HDU 1005 Wooden Sticks

http://acm.hdu.edu.cn/showproblem.php?pid=1051

Problem Description

There is a pile of n wooden sticks. The length and weight of each stick are known in advance. The sticks are to be processed by a woodworking machine in one by one fashion. It needs some time, called setup time, for the machine to prepare processing a stick. The setup times are associated with cleaning operations and changing tools and shapes in the machine. The setup times of the woodworking machine are given as follows:

(a) The setup time for the first wooden stick is 1 minute. 
(b) Right after processing a stick of length l and weight w , the machine will need no setup time for a stick of length l' and weight w' if l<=l' and w<=w'. Otherwise, it will need 1 minute for setup.

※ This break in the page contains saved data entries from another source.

diff --git a/sd-lora-trainer_amd/csrc/adamw_update.h b/sd-lora-trainer_amd/csrc/adamw_update.h
--- /dev/null
+++ b/sd-lora-trainer_amd/csrc/adamw_update.h
@@ -0,0 +1,24 @@
+#pragma once
+#include <math.h>
+
+#if defined(__HIPCC__)
+#define SDLT_HD __host__ __device__ __forceinline__
+#else
+#define SDLT_HD inline
+#endif
+
+struct AdamwHyper { float lr, b1, b2, eps, wd, bc1, bc2, l1c, gs; };
+SDLT_HD AdamwHyper adamw_hyper(const float* hyper) {
+  return {hyper[0], hyper[1], hyper[2], hyper[3], hyper[4], hyper[5], hyper[6], hyper[7], hyper[8]};
+}
+template <bool L1>
+SDLT_HD void adamw_update(const AdamwHyper& h, float rs2, float step, float& pi, const float g_, float& mi, float& vi) {
+#if defined(__clang__)
+#pragma clang fp contract(off)
+#endif
+  const float gi = L1 ? fmaf(h.gs, g_, h.l1c * (pi > 0.f ? 1.f : (pi < 0.f ? -1.f : 0.f))) : g_ * h.gs;
+  mi = fmaf(h.b1, mi, (1.f - h.b1) * gi);
+  vi = fmaf(h.b2, vi, gi * ((1.f - h.b2) * gi));
+  const float decay = fmaf(-h.lr, h.wd, 1.f);
+  pi = fmaf(decay, pi, -((step * mi) / fmaf(rs2, sqrtf(vi), h.eps)));
+}
diff --git a/sd-lora-trainer_amd/csrc/capi.cpp b/sd-lora-trainer_amd/csrc/capi.cpp
--- a/sd-lora-trainer_amd/csrc/capi.cpp
+++ b/sd-lora-trainer_amd/csrc/capi.cpp
@@ -21,6 +21,7 @@
 static_assert(sizeof(sdlt_window_params) == 64, "sdlt_window_params has no index below: its size is part of the header's text");
 static_assert(sizeof(sdlt_region_params) == 64, "sdlt_region_params has no index below: its size is part of the header's text");
 static_assert(sizeof(sdlt_guidance_apg_params) == 56, "sdlt_guidance_apg_params has no index below: its size is part of the header's text");
+static_assert(sizeof(sdlt_lora_tail_desc) == 64, "sdlt_lora_tail_desc has no index below: its size is part of the header's text");
 static_assert(sizeof(sdlt_guidance_dyn_params) == 48, "sdlt_guidance_dyn_params has no index below: its size is part of the header's text");
 
 extern "C" int sdlt_struct_size(int which) {
diff --git a/sd-lora-trainer_amd/csrc/lora_grad.hip b/sd-lora-trainer_amd/csrc/lora_grad.hip
--- a/sd-lora-trainer_amd/csrc/lora_grad.hip
+++ b/sd-lora-trainer_amd/csrc/lora_grad.hip
@@ -1,4 +1,5 @@
 #include "common.h"
+#include "adamw_update.h"
 #include "../../include/sdlt_kernels.h"
 
 namespace {
@@ -14,8 +15,15 @@
   return v;
 }
 
-template <int RP, bool WIDE = false>
-__global__ __launch_bounds__(256) void lora_grad_mfma_kernel(const sdlt_lora_grad_desc* descs, const int32_t* block_desc) {
+struct TailArgs {
+  const sdlt_lora_tail_desc* tails;
+  const float* hyper;
+  float* l1_part;
+  int write_grad;
+};
+
+template <int RP, bool WIDE = false, bool TAIL = false>
+__global__ __launch_bounds__(256) void lora_grad_mfma_kernel(const sdlt_lora_grad_desc* descs, const int32_t* block_desc, TailArgs ta) {
   constexpr int NR = RP / 16;
   constexpr int PT = BT * BC * 2;
   constexpr int QT = BT * RP * 2;
@@ -24,7 +32,10 @@
   constexpr int LPS = 4 + QI;
   constexpr int RING = 2 * STG;
   constexpr int RED = 4 * BC * RP * 4;
-  constexpr int SMEM = 4 * RING > RED ? 4 * RING : RED;
+  constexpr int BTILE = BC * RP * 2;
+  constexpr int NEED = RED + (TAIL ? BTILE + 16 : 0);
+  constexpr int SMEM = 4 * RING > NEED ? 4 * RING : NEED;
+  static_assert(!TAIL || (!WIDE && RP <= 32), "the fused tail exists for rank pads 16 / 32");
   __shared__ __attribute__((aligned(16))) char smem[SMEM];
 
   const sdlt_lora_grad_desc d = descs[block_desc[blockIdx.x]];
@@ -139,6 +150,61 @@
       }
   __syncthreads();
   const int R = d.R;
+  if constexpr (TAIL) {
+    const sdlt_lora_tail_desc t = ta.tails[block_desc[blockIdx.x]];
+    const AdamwHyper h = adamw_hyper(ta.hyper);
+    const float rs2 = rsqrtf(h.bc2), step = h.lr / h.bc1;
+    bf16_t* bt = (bf16_t*)(smem + RED);
+    float l1 = 0.f;
+    for (int e = threadIdx.x; e < BC * R; e += 256) {
+      int cc, r;
+      if (d.rank_major) { r = e / BC; cc = e - r * BC; } else { cc = e / R; r = e - cc * R; }
+      const int col = c0 + cc;
+      if (col < d.Cw) {
+        const float g = red[cc * RP + r] + red[(BC + cc) * RP + r] + red[(2 * BC + cc) * RP + r] + red[(3 * BC + cc) * RP + r];
+        const int64_t idx = d.rank_major ? (int64_t)r * d.Cw + col : (int64_t)col * R + r;
+        if (ta.write_grad) d.out[idx] = g;
+        float pi = t.p[idx], mi = t.m[idx], vi = t.v[idx];
+        l1 += fabsf(pi);
+        adamw_update<true>(h, rs2, step, pi, g, mi, vi);
+        t.p[idx] = pi; t.m[idx] = mi; t.v[idx] = vi;
+        bt[cc * RP + r] = f2bf(pi);
+      }
+    }
+    float* l1w = (float*)(smem + RED + BTILE);
+    l1 = wave_sum(l1);
+    if (lane == 0) l1w[wave] = l1;
+    __syncthreads();
+    if (threadIdx.x == 0) ta.l1_part[blockIdx.x] = (l1w[0] + l1w[1]) + (l1w[2] + l1w[3]);
+    if (t.dst_rm) {
+      const int r = threadIdx.x >> 3, ch = (threadIdx.x & 7) * 8;
+      if (r < R && c0 + ch < d.Cw) {
+        const uint32_t w0 = bt[(ch + 0) * RP + r] | ((uint32_t)bt[(ch + 1) * RP + r] << 16), w1 = bt[(ch + 2) * RP + r] | ((uint32_t)bt[(ch + 3) * RP + r] << 16);
+        const uint32_t w2 = bt[(ch + 4) * RP + r] | ((uint32_t)bt[(ch + 5) * RP + r] << 16), w3 = bt[(ch + 6) * RP + r] | ((uint32_t)bt[(ch + 7) * RP + r] << 16);
+        bf16_t* o = (bf16_t*)t.dst_rm + (int64_t)r * t.ld_rm + c0 + ch;
+        if (c0 + ch + 8 <= d.Cw && (((uintptr_t)o) & 15) == 0) {
+          *(uint4*)o = make_uint4(w0, w1, w2, w3);
+        } else {
+          for (int j = 0; j < 8 && c0 + ch + j < d.Cw; ++j) o[j] = bt[(ch + j) * RP + r];
+        }
+      }
+    }
+    if (t.dst_cm) {
+      constexpr int QN = RP / 8;
+      const int cc = threadIdx.x / QN, q = (threadIdx.x % QN) * 8;
+      const int col = c0 + cc;
+      if (cc < BC && col < d.Cw && q < R) {
+        const int blk = col / t.tcols;
+        bf16_t* o = (bf16_t*)t.dst_cm + (int64_t)(col - blk * t.tcols) * t.ld_cm + (int64_t)blk * t.tstep + q;
+        if (q + 8 <= R && (((uintptr_t)o) & 15) == 0) {
+          *(uint4*)o = *(const uint4*)&bt[cc * RP + q];
+        } else {
+          for (int j = 0; j < 8 && q + j < R; ++j) o[j] = bt[cc * RP + q + j];
+        }
+      }
+    }
+    return;
+  }
   for (int e = threadIdx.x; e < BC * Rn; e += 256) {
     int cc, r;
     if (d.rank_major) { r = e / BC; cc = e - r * BC; } else { cc = e / Rn; r = e - cc * Rn; }
@@ -220,9 +286,19 @@
   }
 }
 
+__global__ __launch_bounds__(256) void tail_l1_finish_kernel(const float* part, int n, float* l1_sum) {
+  __shared__ float w[4];
+  float a = 0.f;
+  for (int i = threadIdx.x; i < n; i += 256) a += part[i];
+  a = wave_sum(a);
+  if ((threadIdx.x & 63) == 0) w[threadIdx.x >> 6] = a;
+  __syncthreads();
+  if (threadIdx.x == 0) l1_sum[0] = (w[0] + w[1]) + (w[2] + w[3]);
+}
+
 template <int RP>
 void launch(const sdlt_lora_grad_desc* descs, const int32_t* block_desc, int n_blocks, bool mfma, hipStream_t s) {
-  if (mfma) hipLaunchKernelGGL(lora_grad_mfma_kernel<RP>, dim3(n_blocks), dim3(256), 0, s, descs, block_desc);
+  if (mfma) hipLaunchKernelGGL(lora_grad_mfma_kernel<RP>, dim3(n_blocks), dim3(256), 0, s, descs, block_desc, TailArgs{});
   else hipLaunchKernelGGL(lora_grad_valu_kernel<RP>, dim3(n_blocks), dim3(256), 0, s, descs, block_desc);
 }
 
@@ -234,13 +310,30 @@
   if (Rp != 128 && Rp != 192 && Rp != 256) SDLT_FAIL(SDLT_ERR_UNSUPPORTED, "sdlt_lora_grad_wide: padded rank %d (128/192/256)", Rp);
   hipStream_t s = (hipStream_t)stream;
   const dim3 grid(n_blocks, Rp / 64);
-  if (mfma) hipLaunchKernelGGL((lora_grad_mfma_kernel<64, true>), grid, dim3(256), 0, s, descs_dev, block_desc_dev);
+  if (mfma) hipLaunchKernelGGL((lora_grad_mfma_kernel<64, true>), grid, dim3(256), 0, s, descs_dev, block_desc_dev, TailArgs{});
   else hipLaunchKernelGGL((lora_grad_valu_kernel<64, true>), grid, dim3(256), 0, s, descs_dev, block_desc_dev);
   SDLT_CHECK_LAUNCH();
   return SDLT_OK;
 }
 
 extern "C" int32_t sdlt_lora_grad_block_cols(void) { return BC; }
+
+extern "C" int sdlt_lora_grad_adamw(const sdlt_lora_grad_desc* descs_dev, const sdlt_lora_tail_desc* tails_dev, const int32_t* block_desc_dev,
+                                    int32_t n_blocks, int32_t Rp, const float* hyper, float* l1_part, int32_t n_extra, float* l1_sum,
+                                    int32_t write_grad, void* stream) {
+  if (n_blocks <= 0 || n_extra < 0 || !descs_dev || !tails_dev || !block_desc_dev || !hyper || !l1_part)
+    SDLT_FAIL(SDLT_ERR_SHAPE, "sdlt_lora_grad_adamw: n_blocks=%d, n_extra=%d or a null buffer", n_blocks, n_extra);
+  hipStream_t s = (hipStream_t)stream;
+  const TailArgs ta{tails_dev, hyper, l1_part, write_grad};
+  switch (Rp) {
+    case 16: hipLaunchKernelGGL((lora_grad_mfma_kernel<16, false, true>), dim3(n_blocks), dim3(256), 0, s, descs_dev, block_desc_dev, ta); break;
+    case 32: hipLaunchKernelGGL((lora_grad_mfma_kernel<32, false, true>), dim3(n_blocks), dim3(256), 0, s, descs_dev, block_desc_dev, ta); break;
+    default: SDLT_FAIL(SDLT_ERR_UNSUPPORTED, "sdlt_lora_grad_adamw: padded rank %d (16/32)", Rp);
+  }
+  if (l1_sum) hipLaunchKernelGGL(tail_l1_finish_kernel, dim3(1), dim3(256), 0, s, (const float*)l1_part, n_blocks + n_extra, l1_sum);
+  SDLT_CHECK_LAUNCH();
+  return SDLT_OK;
+}
 
 extern "C" int sdlt_lora_grad_grouped(const sdlt_lora_grad_desc* descs_dev, const int32_t* block_desc_dev,
                                       int32_t n_blocks, int32_t Rp, int32_t mfma, void* stream) {
diff --git a/sd-lora-trainer_amd/csrc/optim.hip b/sd-lora-trainer_amd/csrc/optim.hip
--- a/sd-lora-trainer_amd/csrc/optim.hip
+++ b/sd-lora-trainer_amd/csrc/optim.hip
@@ -1,19 +1,9 @@
 #include "common.h"
+#include "adamw_update.h"
 #include "../../include/sdlt_kernels.h"
 
 namespace {
 
-struct AdamwHyper { float lr, b1, b2, eps, wd, bc1, bc2, l1c, gs; };
-__device__ __forceinline__ AdamwHyper adamw_hyper(const float* hyper) {
-  return {hyper[0], hyper[1], hyper[2], hyper[3], hyper[4], hyper[5], hyper[6], hyper[7], hyper[8]};
-}
-template <bool L1>
-__device__ __forceinline__ void adamw_update(const AdamwHyper& h, float rs2, float step, float& pi, const float g_, float& mi, float& vi) {
-  const float gi = L1 ? g_ * h.gs + h.l1c * (pi > 0.f ? 1.f : (pi < 0.f ? -1.f : 0.f)) : g_ * h.gs;
-  mi = h.b1 * mi + (1.f - h.b1) * gi;
-  vi = h.b2 * vi + (1.f - h.b2) * gi * gi;
-  pi = pi * (1.f - h.lr * h.wd) - step * mi / (sqrtf(vi) * rs2 + h.eps);
-}
 
 __global__ void adamw_kernel(float* p, const float* g, float* m, float* v, int64_t n, const float* hyper, float* l1_partial, int vec) {
   const AdamwHyper h = adamw_hyper(hyper);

You are to find the minimum setup time to process a given pile of n wooden sticks. For example, if you have five sticks whose pairs of length and weight are (4,9), (5,2), (2,1), (3,5), and (1,4), then the minimum setup time should be 2 minutes since there is a sequence of pairs (1,4), (3,5), (4,9), (2,1), (5,2).

 

Input

The input consists of T test cases. The number of test cases (T) is given in the first line of the input file. Each test case consists of two lines: The first line has an integer n , 1<=n<=5000, that represents the number of wooden sticks in the test case, and the second line contains n 2 positive integers l1, w1, l2, w2, ..., ln, wn, each of magnitude at most 10000 , where li and wi are the length and weight of the i th wooden stick, respectively. The 2n integers are delimited by one or more spaces.

 

Output

The output should contain the minimum setup time in minutes, one per line.

 

Sample Input

3

5

4 9 5 2 2 1 3 5 1 4

3

2 2 1 1 2 2

3

1 3 2 2 3 1

 

Sample Output

2

1

3

 

题解：贪心 先排序

时间复杂度：$O(N ^ 2 + N * logN)$

代码：

#include <bits/stdc++.h>
using namespace std;
 
const int maxn = 1e5 + 10;
int N;
 
struct Node {
    int l;
    int w;
    int flag;
}node[maxn];
 
bool cmp(const Node& a, const Node& b) {
    return a.l == b.l ? a.w < b.w : a.l < b.l;
}
 
int main() {
    int T;
    scanf("%d", &T);
    while(T --) {
        memset(node, 0, sizeof(node));
        scanf("%d", &N);
        for(int i = 1; i <= N; i ++) {
            scanf("%d%d", &node[i].l, &node[i].w);
            node[i].flag = 0;
        }
 
        int cnt = 0;
        sort(node + 1, node + 1 + N, cmp);
        for (int k = 1; k <= N;)
        {
            cnt ++;
            int L = 0, W = 0;
            for (int i = 1; i <= N; i ++) {
                if (!node[i].flag)
                if (node[i].l >= L && node[i].w >= W) {
                    node[i].flag = 1;
                    L = node[i].l;
                    W = node[i].w;
                    k ++;
                }
            }
        }
        printf("%d\n", cnt);
    }
    return 0;
}